:: Stored data ::

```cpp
template<int MODE, int IM>
void launch_mode(const Bc7Args& a0, hipStream_t stream, KernelMarks* marks, const char* const (&names)[7])
{
    typedef TaskMap<MODE, IM> TM;
    constexpr int BPW = (TM::TPB >= 64) ? 1 : 64 / TM::TPB;
    const uint32_t nb = a0.nblocks;
    const uint32_t ntasks = nb * uint32_t(TM::TPB);
    const uint32_t gridPP = (nb + 4 * BPW - 1) / (4 * BPW);
    constexpr bool kWhole = TM::NS == 1;
    constexpr uint32_t kExhMax = (MODE == 6) ? kWaveTaskMax : kWaveTaskMax45;
    static const bool noGroup = dev_env("DXTEX_BC7_NO_GROUP") != nullptr;
    const bool maybeShortP = kWhole && !noGroup && (MODE == 6 || ntasks <= 4u * kPerturbWaveMax);
    const bool maybeShortE = kWhole && !noGroup && (MODE == 6 || ntasks <= 4u * kExhMax);
    const uint32_t wavesP = std::min<uint32_t>(kSearchWaves, (ntasks + 1) / 2), wavesE = std::min<uint32_t>(kSearchWaves, ntasks);
    Bc7Args a = a0;
    a.gate = nullptr; a.gateMin = 0;
    if (a0.flagged && !(a0.flags & BCF_BC7_QUICK))
    {
        if (MODE == 7) { a.gate = a0.flagged + 1; a.gateMin = 1; }
        else if (a0.phase == PHASE_EARLY && (MODE == 4 || MODE == 5)) { a.gate = a0.flagged + 1; a.gateMin = std::max<uint32_t>(1u, a0.earlyAlphaMin); }
        else if (a0.phase == PHASE_EARLY && MODE == 6) { a.gate = a0.flagged; a.gateMin = std::max<uint32_t>(1u, a0.early6Min); }
    }
    a.perturbWaveMax = maybeShortP ? kPerturbWaveMax : 0u;
    a.exhWaveMax = maybeShortE ? kExhMax : 0u;
    if (marks) marks->mark(names[0]);
    hipLaunchKernelGGL((bc7_pre_kernel<MODE, IM>), dim3(gridPP), dim3(256), 0, stream, a);
    if (marks) marks->mark(names[1]);
    (void)hipMemsetAsync(a.counters, 0, 64 * sizeof(uint32_t), stream);
    const uint32_t binGroups = std::min<uint32_t>(kBinGroups, (ntasks + 255) / 256);
    hipLaunchKernelGGL(bc7_bin_count_kernel, dim3(binGroups), dim3(256), 0, stream, a.tinfo, ntasks, a.counters, a.gate, a.gateMin);
    hipLaunchKernelGGL(bc7_bin_scan_kernel, dim3(1), dim3(1), 0, stream, a.counters);
    hipLaunchKernelGGL(bc7_bin_scatter_kernel, dim3(binGroups), dim3(256), 0, stream, a.tinfo, ntasks, a.counters, a.order, a.gate, a.gateMin);
    if (marks) marks->mark(names[2]);
    const uint32_t waves = std::min<uint32_t>(kSearchWaves, (ntasks + 63) / 64);
    static const int tailBelow = dev_env("DXTEX_BC7_TAIL_BELOW") ? atoi(dev_env("DXTEX_BC7_TAIL_BELOW")) : 48;
    static const bool perturbPlain = dev_env("DXTEX_BC7_PERTURB_PLAIN") != nullptr;
    static const int rangeTests = dev_env("DXTEX_BC7_NO_PEEL") ? 3 : ((dev_env("DXTEX_BC7_RANGE_TESTS") ? atoi(dev_env("DXTEX_BC7_RANGE_TESTS")) & 0xFF : DXTEX_RANGE_TESTS) |
                                                                       ((dev_env("DXTEX_BC7_PEEL_LAYERS") ? atoi(dev_env("DXTEX_BC7_PEEL_LAYERS")) : 1) << 8));
    if constexpr (PaletteBits<MODE, IM>::AB == 0)
    {
        if constexpr (MODE == 1 || MODE == 6)
        {
            if (perturbPlain) hipLaunchKernelGGL((bc7_perturb_kernel<MODE, IM, CH_ALL>), dim3(waves), dim3(64), 0, stream, a, 0);
            else hipLaunchKernelGGL((bc7_perturb_filter_kernel<MODE, IM, CH_ALL>), dim3(waves), dim3(64), 0, stream, a, 0);
        }
        else
            hipLaunchKernelGGL((bc7_perturb_kernel<MODE, IM, CH_ALL>), dim3(waves), dim3(64), 0, stream, a, 0);
        if constexpr (kWhole) { if (maybeShortP) hipLaunchKernelGGL((bc7_perturb_wave_kernel<MODE, IM, CH_ALL>), dim3(wavesP), dim3(64), 0, stream, a); }
        if (marks) marks->mark(names[4]);
        if constexpr (kWhole) { if (maybeShortE) hipLaunchKernelGGL((bc7_exhaustive_wave_kernel<MODE, IM, CH_ALL>), dim3(wavesE), dim3(64), 0, stream, a); }
        hipLaunchKernelGGL((bc7_exhaustive_kernel<MODE, IM, CH_ALL>), dim3(waves), dim3(64), 0, stream, a, 1, tailBelow, rangeTests);
    }
    else
    {
        if constexpr (MODE == 4 && IM == 1 && DXTEX_PF_M4 != 0)
        {
            if (perturbPlain) hipLaunchKernelGGL((bc7_perturb_kernel<MODE, IM, CH_COLOR>), dim3(waves), dim3(64), 0, stream, a, 0);
            else hipLaunchKernelGGL((bc7_perturb_filter_kernel<MODE, IM, CH_COLOR>), dim3(waves), dim3(64), 0, stream, a, 0);
        }
        else
            hipLaunchKernelGGL((bc7_perturb_kernel<MODE, IM, CH_COLOR>), dim3(waves), dim3(64), 0, stream, a, 0);
        if (maybeShortP) hipLaunchKernelGGL((bc7_perturb_wave_kernel<MODE, IM, CH_COLOR>), dim3(wavesP), dim3(64), 0, stream, a);
        if (marks) marks->mark(names[3]);
        hipLaunchKernelGGL((bc7_perturb_kernel<MODE, IM, CH_ALPHA>), dim3(waves), dim3(64), 0, stream, a, 1);
        if (maybeShortP) hipLaunchKernelGGL((bc7_perturb_wave_kernel<MODE, IM, CH_ALPHA>), dim3(wavesP), dim3(64), 0, stream, a);
        if (marks) marks->mark(names[4]);
        if (maybeShortE) hipLaunchKernelGGL((bc7_exhaustive_wave_kernel<MODE, IM, CH_COLOR>), dim3(wavesE), dim3(64), 0, stream, a);
        hipLaunchKernelGGL((bc7_exhaustive_kernel<MODE, IM, CH_COLOR>), dim3(waves), dim3(64), 0, stream, a, 2, tailBelow, rangeTests);
        if (marks) marks->mark(names[5]);
        if (maybeShortE) hipLaunchKernelGGL((bc7_exhaustive_wave_kernel<MODE, IM, CH_ALPHA>), dim3(wavesE), dim3(64), 0, stream, a);
        hipLaunchKernelGGL((bc7_exhaustive_kernel<MODE, IM, CH_ALPHA>), dim3(waves), dim3(64), 0, stream, a, 3, tailBelow, rangeTests);
    }
    if (marks) marks->mark(names[6]);
    hipLaunchKernelGGL((bc7_post_kernel<MODE, IM>), dim3(gridPP), dim3(256), 0, stream, a);
#if defined(DXTEX_DEV)
    static const bool stats = dev_env("DXTEX_BC7_STATS") != nullptr;
    if (stats)
    {
        uint32_t c[40] = {};
        (void)hipStreamSynchronize(stream);
        (void)hipMemcpy(c, a.counters, sizeof(c), hipMemcpyDeviceToHost);
        std::fprintf(stderr, "bc7 stats %-22s phase %d: %9u task slots, %9u live; by size 16..1:", names[0], a.phase, ntasks, c[34]);
        for (int b = 16; b >= 1; --b) std::fprintf(stderr, " %u", c[b]);
        std::fprintf(stderr, "\n");
    }
#endif
}
}

#if defined(DXTEX_BC7_WAVETIMES)
namespace
{
void bc7_wavetimes_report()
{
    (void)hipDeviceSynchronize();
    static int call = 0;
    static const int wanted = dev_env("DXTEX_BC7_WT_CALL") ? atoi(dev_env("DXTEX_BC7_WT_CALL")) : 2;
    const bool print = call++ == wanted;
    static std::vector<unsigned long long> h(size_t(WT_KEYS) * 8192 * WT_FIELDS);
    static std::vector<unsigned int> hist(size_t(WT_KEYS) * 256);
    (void)hipMemcpyFromSymbol(h.data(), HIP_SYMBOL(g_wt), h.size() * 8);
    (void)hipMemcpyFromSymbol(hist.data(), HIP_SYMBOL(g_wtHist), hist.size() * 4);
    unsigned long long tAll = ~0ull;
    for (size_t i = 0; i < size_t(WT_KEYS) * 8192; ++i) if (h[i * WT_FIELDS + 2]) tAll = std::min(tAll, h[i * WT_FIELDS]);
    static const char* const kinds[3] = { "perturb", "perturb_filter", "exhaustive" };
    for (int key = 0; key < WT_KEYS; ++key)
    {
        const unsigned long long* w = h.data() + size_t(key) * 8192 * WT_FIELDS;
        std::vector<unsigned long long> st, dr, en; unsigned long long rounds = 0, lanes = 0, life = 0, maxR = 0, tasks = 0, maxT = 0;
        for (int i = 0; i < 8192; ++i)
            if (w[i * WT_FIELDS + 2])
            {
                st.push_back(w[i * WT_FIELDS]); dr.push_back(w[i * WT_FIELDS + 1]); en.push_back(w[i * WT_FIELDS + 2]);
                rounds += w[i * WT_FIELDS + 3]; lanes += w[i * WT_FIELDS + 4]; tasks += w[i * WT_FIELDS + 5];
                life += w[i * WT_FIELDS + 2] - w[i * WT_FIELDS]; maxR = std::max(maxR, w[i * WT_FIELDS + 3]); maxT = std::max(maxT, w[i * WT_FIELDS + 5]);
// ... 246 lines not shown
```

directxtex_amd/csrc/search_common.h:

```cpp
#pragma once
#include <hip/hip_runtime.h>
#include <stdint.h>
#include <algorithm>
#include <cstring>
#include <vector>
#include "dxtex_kernels.h"

namespace dxtex
{
namespace
{
struct BcSeg
{
    SrcView src;
    uint8_t* dst;
    uint64_t dstRowPitch;
    uint32_t nbw;
    uint32_t nb0;
    uint32_t l0;
    uint32_t pad;
};

struct SegTable
{
// ... 40 lines not shown

inline hipError_t upload_segments(BcSeg* dSegs, std::vector<BcSeg>& segs, const std::vector<BcPass>& passes, hipStream_t stream)
{
    bool needTable = false;
    for (const BcPass& pass : passes) needTable |= pass.nseg > 2;
    if (!needTable) return hipSuccess;
    struct Staging { void* host = nullptr; size_t capacity = 0; hipEvent_t consumed = nullptr; bool pending = false; int device = -1; };
    static thread_local Staging st;
    int device = 0;
    hipError_t e = hipGetDevice(&device);
    if (e != hipSuccess) return e;
    if (st.pending) { e = hipEventSynchronize(st.consumed); if (e != hipSuccess) return e; st.pending = false; }
    const size_t bytes = segs.size() * sizeof(BcSeg);
    if (st.device != device || st.capacity < bytes)
    {
        if (st.host) (void)hipHostFree(st.host);
        if (st.consumed) (void)hipEventDestroy(st.consumed);
        st = Staging();
        e = hipHostMalloc(&st.host, std::max<size_t>(bytes, 4096), hipHostMallocDefault);
        if (e != hipSuccess) return e;
        e = hipEventCreateWithFlags(&st.consumed, hipEventDisableTiming);
        if (e != hipSuccess) return e;
        st.capacity = std::max<size_t>(bytes, 4096); st.device = device;
    }
    std::memcpy(st.host, segs.data(), bytes);
    e = hipMemcpyAsync(dSegs, st.host, bytes, hipMemcpyHostToDevice, stream);
    if (e != hipSuccess) return e;
    e = hipEventRecord(st.consumed, stream);
    st.pending = (e == hipSuccess);
    return e;
}

inline void set_pass(SegTable& t, const BcSeg* dSegs, const std::vector<BcSeg>& segs, const BcPass& pass)
{
    t.segs = dSegs + pass.seg0; t.nseg = pass.nseg;
    t.inl[0] = segs[pass.seg0]; t.inl[1] = segs[pass.seg0 + (pass.nseg > 1 ? 1 : 0)];
}

inline size_t seg_table_bytes(uint64_t nblocks, uint64_t maxPerPass, size_t nimages)
{
    const uint64_t perPass = nblocks < maxPerPass ? nblocks : maxPerPass;
    const uint64_t passes = perPass ? (nblocks + perPass - 1) / perPass : 1;
    return ((nimages + passes + 1) * sizeof(BcSeg) + 255) & ~size_t(255);
}

__device__ __forceinline__ void wave_lds_sync()
{
    __builtin_amdgcn_fence(__ATOMIC_RELEASE, "wavefront");
    __builtin_amdgcn_wave_barrier();
    __builtin_amdgcn_fence(__ATOMIC_ACQUIRE, "wavefront");
}

__device__ __forceinline__ int wave_prefix_min(int v)
{
    v = min(v, __builtin_amdgcn_update_dpp(v, v, 0x111, 0xF, 0xF, false));
    v = min(v, __builtin_amdgcn_update_dpp(v, v, 0x112, 0xF, 0xF, false));
    v = min(v, __builtin_amdgcn_update_dpp(v, v, 0x114, 0xF, 0xF, false));
    v = min(v, __builtin_amdgcn_update_dpp(v, v, 0x118, 0xF, 0xF, false));
    v = min(v, __builtin_amdgcn_update_dpp(v, v, 0x142, 0xA, 0xF, false));
    v = min(v, __builtin_amdgcn_update_dpp(v, v, 0x143, 0xC, 0xF, false));
    return v;
}
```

:::

Directions for this task: Check each line of the records for the string "ntasks" and state how many lines contain it. Give only the number.

Solution for this problem: 9